Thermodynamic restrictions on statistics of molecular random walks

TL;DR

This paper derives a virial expansion for the probability distribution of molecular Brownian paths, revealing non-Gaussian behavior and power-law tails due to thermodynamic restrictions and microscopic dynamics.

Contribution

It introduces an exact virial expansion linking path distribution to fluid density and correlations, highlighting non-Gaussian asymptotics in molecular random walks.

Findings

Distribution has non-Gaussian asymptotics due to finite correlation volume.

In dilute gases, the correlation volume is finite and bounded.

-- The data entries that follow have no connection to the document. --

template <int NC>
__global__ __launch_bounds__(512, NC == 32 ? 2 : 1) void k_wino2f64(Gather g, const float* __restrict__ V, int N,
                                                                   long long T, int Th, int Tw, int NB, Epilogue e) {
  constexpr int TT = 64;
  constexpr int PU = TT * 8;
  constexpr int PV = NC * 8;
  constexpr int NJ = NC / 32;
  __shared__ __attribute__((aligned(16))) float lds[16 * PU + 16 * PV];
  float* Us = lds;
  float* Vs = lds + 16 * PU;
  const int tid = threadIdx.x, lane = tid & 63, wave = tid >> 6;
  long long bid = blockIdx.x;
  const long long G = gridDim.x;
  if ((G & 7) == 0) bid = (bid & 7) * (G >> 3) + (bid >> 3);
  const int nb = (int)(bid % NB);
  const long long t0 = (bid / NB) * TT;
  const int n0 = nb * NC;

  const int lt = tid >> 3, lc = tid & 7;
  const long long t = t0 + lt;
  int img = 0, ty = 0, tx = 0;
  if (t < T) {
    tx = (int)(t % Tw);
    const long long r = t / Tw;
    ty = (int)(r % Th);
    img = (int)(r / Th);
  }
  const int vrows = t < T ? min(4, g.Hg + 2 - 2 * ty) : 0;
  const int vcols = t < T ? min(4, g.Wg + 2 - 2 * tx) : 0;
  const bool wfull = __all(vrows == 4 && vcols == 4);
  float* const ubase = Us + lt * 8 + wf8_slot(lt, lc & 3) + (lc >> 2);
  float raw[16];
  float sc = 1.f, sh = 0.f;
  const int nk = g.Cg >> 3;
  const unsigned long long vbase = uniform_u64(V);
  const unsigned vlds = (unsigned)(size_t)(lds_u8_t*)lds + (unsigned)(16 * PU * 4);
  auto load = [&](int kc) {
    const bool second = kc * 8 >= g.c_split;
    const float* sp = second ? g.s[1].ptr : g.s[0].ptr;
    const int sH = second ? g.s[1].H : g.s[0].H, sW = second ? g.s[1].W : g.s[0].W;
    const int sC = second ? g.s[1].C : g.s[0].C;
    const int soy = second ? g.s[1].oy : g.s[0].oy, sox = second ? g.s[1].ox : g.s[0].ox;
    const int cl = kc * 8 - (second ? g.c_split : 0) + lc;
    const float* scp = second ? g.s[1].scale : g.s[0].scale;
    if (scp) {
      sc = scp[cl];
      sh = (second ? g.s[1].shift : g.s[0].shift)[cl];
    }
    const char* sb = reinterpret_cast<const char*>(sp);
    const unsigned o0 = ((unsigned)((img * sH + 2 * ty + soy) * sW + 2 * tx + sox) * sC + cl) * 4u;
    const unsigned rs = (unsigned)sW * sC * 4u, cs = (unsigned)sC * 4u;
    if (wfull) {
#pragma unroll
      for (int yy = 0; yy < 4; ++yy)
#pragma unroll
        for (int xx = 0; xx < 4; ++xx)
          raw[yy * 4 + xx] = *reinterpret_cast<const float*>(sb + (o0 + (yy * rs + xx * cs)));
    } else {
      const unsigned lr = (unsigned)max(vrows - 1, 0), lcn = (unsigned)max(vcols - 1, 0);
#pragma unroll
      for (int yy = 0; yy < 4; ++yy)
#pragma unroll
        for (int xx = 0; xx < 4; ++xx)
          raw[yy * 4 + xx] = *reinterpret_cast<const float*>(
              sb + (o0 + (min((unsigned)yy, lr) * rs + min((unsigned)xx, lcn) * cs)));
    }
  };
  auto commit = [&](int kc) {
    const bool second = kc * 8 >= g.c_split;
    const float* scp = second ? g.s[1].scale : g.s[0].scale;
    __builtin_amdgcn_s_waitcnt(0x0F70);
#pragma unroll
    for (int j = 0; j < 2 * NJ; ++j) {
      const int pc = wave + 8 * j;
      dma_sv((unsigned)((((size_t)kc * 16 + pc / NJ) * N + n0) * 32) + (unsigned)((pc % NJ) * 1024 + lane * 16),
             vbase, vlds + (unsigned)((pc / NJ) * PV * 4 + (pc % NJ) * 1024));
    }
    if (scp) {
#pragma unroll
      for (int q = 0; q < 16; ++q) raw[q] = fmaxf(fmaf(raw[q], sc, sh), 0.f);
    }
    if (!wfull) {
#pragma unroll
      for (int q = 0; q < 16; ++q) raw[q] = (q / 4 < vrows && q % 4 < vcols) ? raw[q] : 0.f;
    }
    float ev[4][4];
#pragma unroll
    for (int xx = 0; xx < 4; ++xx) {
      ev[0][xx] = raw[0 * 4 + xx] - raw[2 * 4 + xx];
      ev[1][xx] = raw[1 * 4 + xx] + raw[2 * 4 + xx];
      ev[2][xx] = raw[2 * 4 + xx] - raw[1 * 4 + xx];
      ev[3][xx] = raw[1 * 4 + xx] - raw[3 * 4 + xx];
    }
#pragma unroll
    for (int a = 0; a < 4; ++a) {
      ubase[(a * 4 + 0) * PU] = ev[a][0] - ev[a][2];
      ubase[(a * 4 + 1) * PU] = ev[a][1] + ev[a][2];
      ubase[(a * 4 + 2) * PU] = ev[a][2] - ev[a][1];
      ubase[(a * 4 + 3) * PU] = ev[a][1] - ev[a][3];
    }
    vm_wait<0>();
  };

  const int th = wave & 3, ch = wave >> 2;
  const int mi = lane & 15, mq = lane >> 4;
  const int aoff = (16 * th + mi) * 8 + wf8_slot(16 * th + mi, mq);
  const int boff = (16 * NJ * ch + mi) * 8 + wf8_slot(mi, mq);
  floatx4 acc[16][NJ];
#pragma unroll
  for (int p = 0; p < 16; ++p)
#pragma unroll
    for (int j = 0; j < NJ; ++j) acc[p][j] = (floatx4){0.f, 0.f, 0.f, 0.f};
  load(0);
  for (int kc = 0; kc < nk; ++kc) {
    commit(kc);
    __syncthreads();
    if (kc + 1 < nk) load(kc + 1);
#pragma unroll
    for (int p = 0; p < 16; ++p) {
      const float2 a = *reinterpret_cast<const float2*>(Us + p * PU + aoff);
#pragma unroll
      for (int j = 0; j < NJ; ++j) {
        const float2 b = *reinterpret_cast<const float2*>(Vs + p * PV + boff + 16 * j * 8);
        acc[p][j] = __builtin_amdgcn_mfma_f32_16x16x4f32(b.x, a.x, acc[p][j], 0, 0, 0);
        acc[p][j] = __builtin_amdgcn_mfma_f32_16x16x4f32(b.y, a.y, acc[p][j], 0, 0, 0);
      }
    }
    __syncthreads();
  }

  const long long tt = t0 + 16 * th + mi;
  const bool want = e.stats || e.yref || e.colsum1;
  const int nsplit = e.n_split < N ? e.n_split : N;
  const int grp = blockIdx.x % kStatGroups;
#pragma unroll
  for (int j = 0; j < NJ; ++j) {
    const int col0 = n0 + 16 * NJ * ch + 16 * j + 4 * mq;
    const bool second = col0 >= e.n_split;
    float* dptr = second ? e.d[1].ptr : e.d[0].ptr;
    const int dC = second ? e.d[1].C : e.d[0].C;
    const int dcol = second ? col0 - e.n_split : col0;
    const bool bwd_mask = e.yref != nullptr && !second;
    const float4 bias = e.bias ? ld4(e.bias + col0) : make_float4(0.f, 0.f, 0.f, 0.f);
    float4 bsc = make_float4(0.f, 0.f, 0.f, 0.f), bsh = bsc, bmu = bsc, bis = bsc;
    if (bwd_mask) { bsc = ld4(e.bn_scale + col0); bsh = ld4(e.bn_shift + col0); bmu = ld4(e.bn_mean + col0); bis = ld4(e.bn_invstd + col0); }
    float s1[4] = {0.f, 0.f, 0.f, 0.f}, s2[4] = {0.f, 0.f, 0.f, 0.f};
    if (tt < T) {
      const int ox = (int)(tt % Tw);
      const long long rq = tt / Tw;
      const int oy = (int)(rq % Th), on = (int)(rq / Th);
      float4 y4[4];
      if (bwd_mask) {
#pragma unroll
        for (int a = 0; a < 2; ++a)
#pragma unroll
          for (int bb = 0; bb < 2; ++bb) {
            const int y = min(2 * oy + a, g.Hg - 1), x = min(2 * ox + bb, g.Wg - 1);
            y4[a * 2 + bb] = ld4(e.yref + ((size_t)(on * g.Hg + y) * g.Wg + x) * dC + dcol);
          }
      }
      __builtin_amdgcn_s_waitcnt(0x0F70);
      float o[4][2][2];
#pragma unroll
      for (int r = 0; r < 4; ++r) {
        float w[2][4];
#pragma unroll
        for (int xx = 0; xx < 4; ++xx) {
          const float m0 = acc[0 * 4 + xx][j][r], m1 = acc[1 * 4 + xx][j][r];
          const float m2 = acc[2 * 4 + xx][j][r], m3 = acc[3 * 4 + xx][j][r];
          w[0][xx] = m0 + m1 + m2;
          w[1][xx] = m1 - m2 - m3;
        }
#pragma unroll
        for (int a = 0; a < 2; ++a) {
          o[r][a][0] = w[a][0] + w[a][1] + w[a][2];
          o[r][a][1] = w[a][1] - w[a][2] - w[a][3];
        }
      }
      const float bsv[4] = {bias.x, bias.y, bias.z, bias.w};
      const float scv[4] = {bsc.x, bsc.y, bsc.z, bsc.w}, shv[4] = {bsh.x, bsh.y, bsh.z, bsh.w};
      const float muv[4] = {bmu.x, bmu.y, bmu.z, bmu.w}, isv[4] = {bis.x, bis.y, bis.z, bis.w};
#pragma unroll
      for (int a = 0; a < 2; ++a) {
        const int y = 2 * oy + a;
        if (y >= g.Hg) continue;
#pragma unroll
        for (int bb = 0; bb < 2; ++bb) {
          const int x = 2 * ox + bb;
          if (x >= g.Wg) continue;
          const size_t idx = ((size_t)(on * g.Hg + y) * g.Wg + x) * dC + dcol;
          const float4 yq = bwd_mask ? y4[a * 2 + bb] : make_float4(0.f, 0.f, 0.f, 0.f);
          const float yv[4] = {yq.x, yq.y, yq.z, yq.w};
          float v[4];
#pragma unroll
          for (int r = 0; r < 4; ++r) v[r] = wf_epi(o[r][a][bb] + bsv[r], yv[r], scv[r], shv[r], muv[r], isv[r],
                                                     bwd_mask, e.relu, s1[r], s2[r]);
          st4(dptr + idx, make_float4(v[0], v[1], v[2], v[3]));
        }
      }
    }
    if (!want) continue;
#pragma unroll
    for (int r = 0; r < 4; ++r)
#pragma unroll
      for (int o2 = 1; o2 < 16; o2 <<= 1) {
        s1[r] += __shfl_xor(s1[r], o2);
        s2[r] += __shfl_xor(s2[r], o2);
      }
    if (mi == 0) {
#pragma unroll
      for (int r = 0; r < 4; ++r) {
        const int col = col0 + r;
        if (col < nsplit) {
          double* st = e.yref ? e.bstats : e.stats;
          if (st) {
            atomicAdd(st + ((size_t)grp * nsplit + col) * 2 + 0, (double)s1[r]);
            atomicAdd(st + ((size_t)grp * nsplit + col) * 2 + 1, (double)s2[r]);
          }
        } else if (e.colsum1) {
          atomicAdd(e.colsum1 + (size_t)grp * (N - nsplit) + (col - nsplit), (double)s1[r]);
        }
      }
    }
  }
}

bool wino_fused2_applies(const IgemmArgs& a, int nc) {
  const Gather& g = a.a;
  if (a.b == nullptr || a.bh != nullptr || a.batch != 1) return false;
  if (g.taps_h != 3 || g.taps_w != 3 || g.stride != 1 || a.K != 9 * g.Cg || g.Cg % 8 != 0 || g.c_split % 8 != 0 ||
      a.N % nc != 0 || (a.e.n_split < a.N && a.e.n_split % 16 != 0))
    return false;
  if (g.s[0].h16 || g.s[1].h16 || a.e.shuffle_co || a.e.d[0].h16 || a.e.d[1].h16 || a.e.yref_h16) return false;
  if (a.e.d[0].oy || a.e.d[0].ox || a.e.d[0].H != g.Hg || a.e.d[0].W != g.Wg) return false;
  if (a.e.n_split < a.N && (a.e.d[1].oy || a.e.d[1].ox || a.e.d[1].H != g.Hg || a.e.d[1].W != g.Wg)) return false;
  for (int k = 0; k < 2; ++k)
    if ((long long)g.nimg * g.s[k].H * g.s[k].W * g.s[k].C * 4 >= (1ll << 32)) return false;
  const long long T = (long long)g.nimg * ((g.Hg + 1) / 2) * ((g.Wg + 1) / 2);
  if ((T + 63) / 64 * (a.N / nc) > 0x7fffffffLL) return false;
  return a.wino_ws != nullptr && (size_t)16 * a.N * g.Cg * 4 <= a.wino_ws_bytes;
}

hipError_t launch_wino_fused2(const IgemmArgs& a, hipStream_t s, int nc) {
  if ((nc != 64 && nc != 32) || !wino_fused2_applies(a, nc)) return hipErrorInvalidValue;
  const Gather& g = a.a;
  const int Th = (g.Hg + 1) / 2, Tw = (g.Wg + 1) / 2;
  const long long T = (long long)g.nimg * Th * Tw;
  float* V = reinterpret_cast<float*>(a.wino_ws);
  const long long nw = (long long)a.N * g.Cg;
  const int NB = a.N / nc;
  const long long G = (T + 63) / 64 * NB;
  hipLaunchKernelGGL(k_wino2f_w8, dim3((unsigned)((nw + 255) / 256)), dim3(256), 0, s, a.b, a.N, g.Cg, V);
  if (nc == 64)
    hipLaunchKernelGGL(k_wino2f64<64>, dim3((unsigned)G), dim3(512), 0, s, g, (const float*)V, a.N, T, Th, Tw, NB, a.e);
  else
    hipLaunchKernelGGL(k_wino2f64<32>, dim3((unsigned)G), dim3(512), 0, s, g, (const float*)V, a.N, T, Th, Tw, NB, a.e);
  return hipGetLastError();
}

__device__ __forceinline__ void a6(const float (&y)[4], float (&r)[6]) {
  r[0] = y[0];
  r[1] = y[0] + y[1] + y[2] + y[3];
  r[2] = y[0] - y[1] + y[2] - y[3];
  r[3] = y[0] + 2.f * y[1] + 4.f * y[2] + 8.f * y[3];
  r[4] = y[0] - 0.5f * y[1] + 0.25f * y[2] - 0.125f * y[3];
  r[5] = y[3];
}
__device__ __forceinline__ void gt3(const float (&m)[6], float (&r)[3]) {
  r[0] = m[0] + (m[2] - m[1]) * (1.f / 3.f) + (m[3] - 16.f * m[4]) * (1.f / 15.f);
  r[1] = -(m[1] + m[2]) * (1.f / 3.f) + (2.f * m[3] + 8.f * m[4]) * (1.f / 15.f);
  r[2] = (m[2] - m[1]) * (1.f / 3.f) + (4.f * m[3] - 4.f * m[4]) * (1.f / 15.f) + m[5];
}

Path distribution exhibits power-law tails even in the Boltzmann-Grad limit.

Abstract

It is shown that time reversibility of Hamiltonian microscopic dynamics and Gibbs canonical statistical ensemble of initial conditions for it together produce an exact virial expansion for probability distribution of path of molecular Brownian particle in a fluid. This expansion leads to inequality connecting logarithmic derivative of the distribution with respect to fluid density and characteristic volume occupied by pair statistical correlation between the path and fluid molecules. Due to the inequality, finiteness of this volume means that asymptotic of the distribution is essentially non-Gaussian. For principal case when fluid is dilute gas it is demonstrated that the pair correlation volume is actually finite and bounded above. Therefore even under the Boltzmann-Grad limit the path distribution possess power-law long tails (cut off at distances of ballistic flight).